To find the area of the shaded region bounded by the curves $y = x - 1$ and $x = 3 - y^2$, we can set up an integral by determining the points of intersection and integrating the difference of the functions in terms of either $x$ or $y$.

Step-by-Step Solution:

1. Find the Points of Intersection:

   To find where $y = x - 1$ and $x = 3 - y^2$ intersect, substitute $y = x - 1$ into $x = 3 - y^2$.

   Substitute: $x = 3 - (x - 1)^2$

   Expand $(x - 1)^2$: $x = 3 - (x^2 - 2x + 1)$ $x = 3 - x^2 + 2x - 1$ $x^2 - 3x + 2 = 0$ Factor the equation: $(x - 1)(x - 2) = 0$ So, $x = 1$ and $x = 2$.

   For $x = 1$: $y = 1 - 1 = 0$ For $x = 2$: $y = 2 - 1 = 1$

   Therefore, the points of intersection are $(1, 0)$ and $(2, 1)$.

2. Set Up the Integral:

   Since we have $x$ as a function of $y$ for $x = 3 - y^2$, we can integrate with respect to $y$ from $y = 0$ to $y = 1$.
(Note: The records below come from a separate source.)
# NikNazarov/TorchPIV

Hardware: AMD Instinct MI355X
Metric: image-pairs/sec at 4 MP, wind=64 ov=32 2-pass CWS; % HBM roofline (higher is better)
Workload: dtype u32 exact sums + f64 / f32

## Files before the change

### include/torchpiv_hip.h

```cpp
#ifndef TORCHPIV_HIP_H
#define TORCHPIV_HIP_H

#include <stddef.h>
#include <stdint.h>

#ifdef __cplusplus
extern "C" {
#endif

#define TPIV_VERSION 2

enum tpiv_status {
    TPIV_OK = 0,
    TPIV_EINVAL = 1,
    TPIV_EKEY = 2,
    TPIV_EHIP = 3,
    TPIV_ENOMEM = 4,
    TPIV_EUNSUPPORTED = 5
};

enum tpiv_mode {
    TPIV_MODE_DWS = 1,
    TPIV_MODE_CWS = 2,
    TPIV_MODE_CWS_FAST = 3
// ... 121 lines not shown
                              int n_bufs, size_t slot_bytes, int n_threads);
int tpiv_reader_next(tpiv_reader* reader, int* n_files, int* buf_index, int64_t* sizes);
int tpiv_reader_release(tpiv_reader* reader);
void tpiv_reader_close(tpiv_reader* reader);


int tpiv_plan_set_timing(tpiv_plan* plan, int enable);
int tpiv_plan_get_timing(tpiv_plan* plan, double* avg_ms, int n_slots, int* n_runs);
int tpiv_plan_exact_fallbacks(tpiv_plan* plan, long long* n_windows);
int tpiv_plan_exact_timing(const tpiv_plan* plan, double* ms4);


int tpiv_debug_pass(int mode, int precision, const uint8_t* a_dev, const uint8_t* b_dev, int batch, int H, int W,
                    int ws, int ov, const double* u2_dev, const double* v2_dev, const double* zero_dev,
                    double* u_dev, double* v_dev, uint8_t* invalid_dev,
                    float* win_dev, float* corr_dev, void* work_dev, size_t work_bytes, void* stream);

int tpiv_debug_iter_compact(int mode, const uint8_t* a_dev, const uint8_t* b_dev, int batch, int H, int W,
                            int ws, int ov, const double* u_raw_dev, const double* v_raw_dev, const uint8_t* mask_dev,
                            double val_ratio, int val_win, int precision,
                            double* u_dev, double* v_dev, uint8_t* invalid_dev, double* du_dev, double* dv_dev,
                            void* work_dev, size_t work_bytes, void* stream);

int tpiv_debug_peaks(const float* maps_dev, int n_maps, int ws, int planar, double val_ratio, int val_win,
                     double* u_dev, double* v_dev, uint8_t* invalid_dev,
                     void* work_dev, size_t work_bytes, void* stream);

int tpiv_plan_debug_predict(tpiv_plan* plan, int pass, int batch,
                            const double* u_c_dev, const double* v_c_dev, const uint8_t* invalid_c_dev,
                            double* u0_dev, double* v0_dev, double* u2_dev, double* v2_dev, void* stream);

#ifdef __cplusplus
}
#endif
#endif
```

### torchpiv_amd/_lib.py

```python
from __future__ import annotations

import ctypes as C
import os

_HERE = os.path.dirname(os.path.abspath(__file__))
LIB_PATH = os.environ.get("TPIV_LIB") or os.path.join(_HERE, "libtorchpiv_hip.so")

OK, EINVAL, EKEY, EHIP, ENOMEM, EUNSUPPORTED = 0, 1, 2, 3, 4, 5
MODE_DWS, MODE_CWS, MODE_CWS_FAST = 1, 2, 3
MODES = {"DWS": MODE_DWS, "CWS": MODE_CWS}
ITER_MODES = dict(MODES, CWS_Fast=MODE_CWS_FAST)
PREC_FAST, PREC_REFERENCE, PREC_F64, PREC_EXACT = 0, 1, 2, 3
PRECISIONS = {"fast": PREC_FAST, "reference": PREC_REFERENCE, "f64": PREC_F64, "exact": PREC_EXACT}
PREFILTER_NONE, PREFILTER_MIN, PREFILTER_MEAN = 0, 1, 2
PREFILTERS = {None: PREFILTER_NONE, "min": PREFILTER_MIN, "mean": PREFILTER_MEAN}
ABI_VERSION = 2


class HipError(RuntimeError):
    pass


def _load():
    if not os.path.exists(LIB_PATH):
# ... 45 lines not shown
    "tpiv_postval_compact": (C.c_int, [_f64p, _f64p, _u8p, _vp, _int, _int, _int, _vp, _vp, _f64p, _vp, _vp]),
    "tpiv_finish_fields": (C.c_int, [_f64p, _f64p, _int, _int, _int, C.c_double, C.c_double, _f64p, _f64p, _vp]),
    "tpiv_ensemble_moments": (C.c_int, [_f64p, _f64p, _int, C.c_longlong, _f64p, _vp]),
    "tpiv_bmp_unpack": (C.c_int, [_u8p, _vp, _u8p, _int, _int, _int, _u8p, _vp]),
    "tpiv_bmp_unpack_bg": (C.c_int, [_u8p, _vp, _u8p, _int, _int, _int, _u8p, _u8p, _vp]),
    "tpiv_frame_min": (C.c_int, [_u8p, _int, C.c_longlong, _u8p, _vp]),
    "tpiv_subtract_background": (C.c_int, [_u8p, _int, C.c_longlong, _u8p, _u8p, _vp]),
    "tpiv_prefilter": (C.c_int, [_u8p, _int, _int, _int, _u8p, _int, _int, _int, _u8p, _vp]),
    "tpiv_depth_map": (C.c_int, [_vp, _vp, _int, _int, _int, _u8p, _u8p, _vp]),
    "tpiv_depth_histogram": (C.c_int, [_vp, _int, C.c_longlong, _vp, _vp]),
    "tpiv_equalize_work_bytes": (C.c_size_t, [_int, _int, _int, _int]),
    "tpiv_equalize": (C.c_int, [_u8p, _int, _int, _int, _int, _int, _u8p, _vp, C.c_size_t, _vp]),
    "tpiv_read_files": (C.c_int, [C.POINTER(C.c_char_p), _int, C.c_void_p, C.c_size_t, _int, C.POINTER(C.c_longlong)]),
    "tpiv_reader_open": (C.c_void_p, [C.POINTER(C.c_char_p), C.c_longlong, _int, C.POINTER(C.c_void_p), _int, C.c_size_t, _int]),
    "tpiv_reader_next": (C.c_int, [C.c_void_p, C.POINTER(C.c_int), C.POINTER(C.c_int), C.POINTER(C.c_longlong)]),
    "tpiv_reader_release": (C.c_int, [C.c_void_p]),
    "tpiv_reader_close": (None, [C.c_void_p]),
    "tpiv_plan_set_timing": (C.c_int, [C.c_void_p, _int]),
    "tpiv_plan_get_timing": (C.c_int, [C.c_void_p, C.POINTER(C.c_double), _int, C.POINTER(C.c_int)]),
    "tpiv_plan_debug_predict": (C.c_int, [C.c_void_p, _int, _int, _f64p, _f64p, _u8p, _f64p, _f64p, _f64p,
                                          _f64p, _vp]),
    "tpiv_debug_iter_compact": (C.c_int, [_int, _u8p, _u8p, _int, _int, _int, _int, _int, _f64p, _f64p, _u8p,
                                          _dbl, _int, _int, _f64p, _f64p, _u8p, _f64p, _f64p, _vp, C.c_size_t, _vp]),
    "tpiv_debug_peaks": (C.c_int, [_f32p, _int, _int, _int, _dbl, _int, _f64p, _f64p, _u8p, _vp, C.c_size_t, _vp]),
    "tpiv_debug_pass": (C.c_int, [_int, _int, _u8p, _u8p, _int, _int, _int, _int, _int, _f64p, _f64p, _f64p, _f64p,
                                  _f64p, _u8p, _f32p, _f32p, _vp, C.c_size_t, _vp]),
}

for _name, (_res, _args) in SIGNATURES.items():
    _fn = getattr(lib, _name)
    _fn.restype = _res
    _fn.argtypes = _args


if lib.tpiv_version() != ABI_VERSION:
    raise ImportError(f"{LIB_PATH} has ABI version {lib.tpiv_version()}, this package needs {ABI_VERSION}: rebuild "
                      "(make -C torchpiv_amd/csrc)")


def check(rc: int) -> None:
    if rc == OK:
        return
    msg = lib.tpiv_last_error().decode("utf-8", "replace")
    if rc == EINVAL:
        raise ValueError(msg)
    if rc == EKEY:
# ... 7 lines not shown
```

### torchpiv_amd/csrc/c_api.cpp

```cpp
#include "../../include/torchpiv_hip.h"

#include <hip/hip_runtime.h>

#include <fcntl.h>
#include <sys/stat.h>
#include <unistd.h>

#include <algorithm>
#include <atomic>
#include <condition_variable>
#include <mutex>
#include <cmath>
#include <cstdio>
#include <cstring>
#include <string>
#include <thread>
#include <vector>

#include "piv_kernels.h"

namespace {

thread_local std::string g_err;
#ifdef TPIV_STAMPS
// ... 360 lines not shown
    if (rc) return rc;
    p.peak_raw = static_cast<float*>(work);
    int n_cu;
    rc = n_cu_of_current_device(&n_cu);
    if (rc) return rc;
    HIP_TRY(tpiv::launch_xcorr(p, tpiv::MODE_PASS1, n_cu, (hipStream_t)stream));
    return TPIV_OK;
}

int tpiv_pass1(const uint8_t* a, const uint8_t* b, int batch, int H, int W, int ws, int ov,
               double val_ratio, int val_win, int precision, double* u, double* v, uint8_t* invalid,
               void* work, size_t work_bytes, void* stream) {
    return pass1_impl(a, b, batch, H, W, ws, ov, val_ratio, val_win, precision, u, v, invalid, work, work_bytes,
                      nullptr, nullptr, stream);
}
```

   The area $A$ is given by: $A = \int_{0}^{1} \left( (y + 1) - (3 - y^2) \right) \, dy$ Simplify the integrand: $A = \int_{0}^{1} \left( y + 1 - 3 + y^2 \right) \, dy$ $A = \int_{0}^{1} \left( y^2 + y - 2 \right) \, dy$

3. Integrate:

   Integrate each term separately: $A = \int_{0}^{1} y^2 \, dy + \int_{0}^{1} y \, dy - \int_{0}^{1} 2 \, dy$

   Calculate each integral: $\int_{0}^{1} y^2 \, dy = \left[ \frac{y^3}{3} \right]_{0}^{1} = \frac{1}{3}$ $\int_{0}^{1} y \, dy = \left[ \frac{y^2}{2} \right]_{0}^{1} = \frac{1}{2}$ $\int_{0}^{1} 2 \, dy = \left[ 2y \right]_{0}^{1} = 2$

   So, $A = \frac{1}{3} + \frac{1}{2} - 2$

   Combine terms: [ A = \frac{1}{3} + \frac{1}{2} - \frac{6}{3} = \frac{1 + 1.5 - 6}{3} = \frac{-3.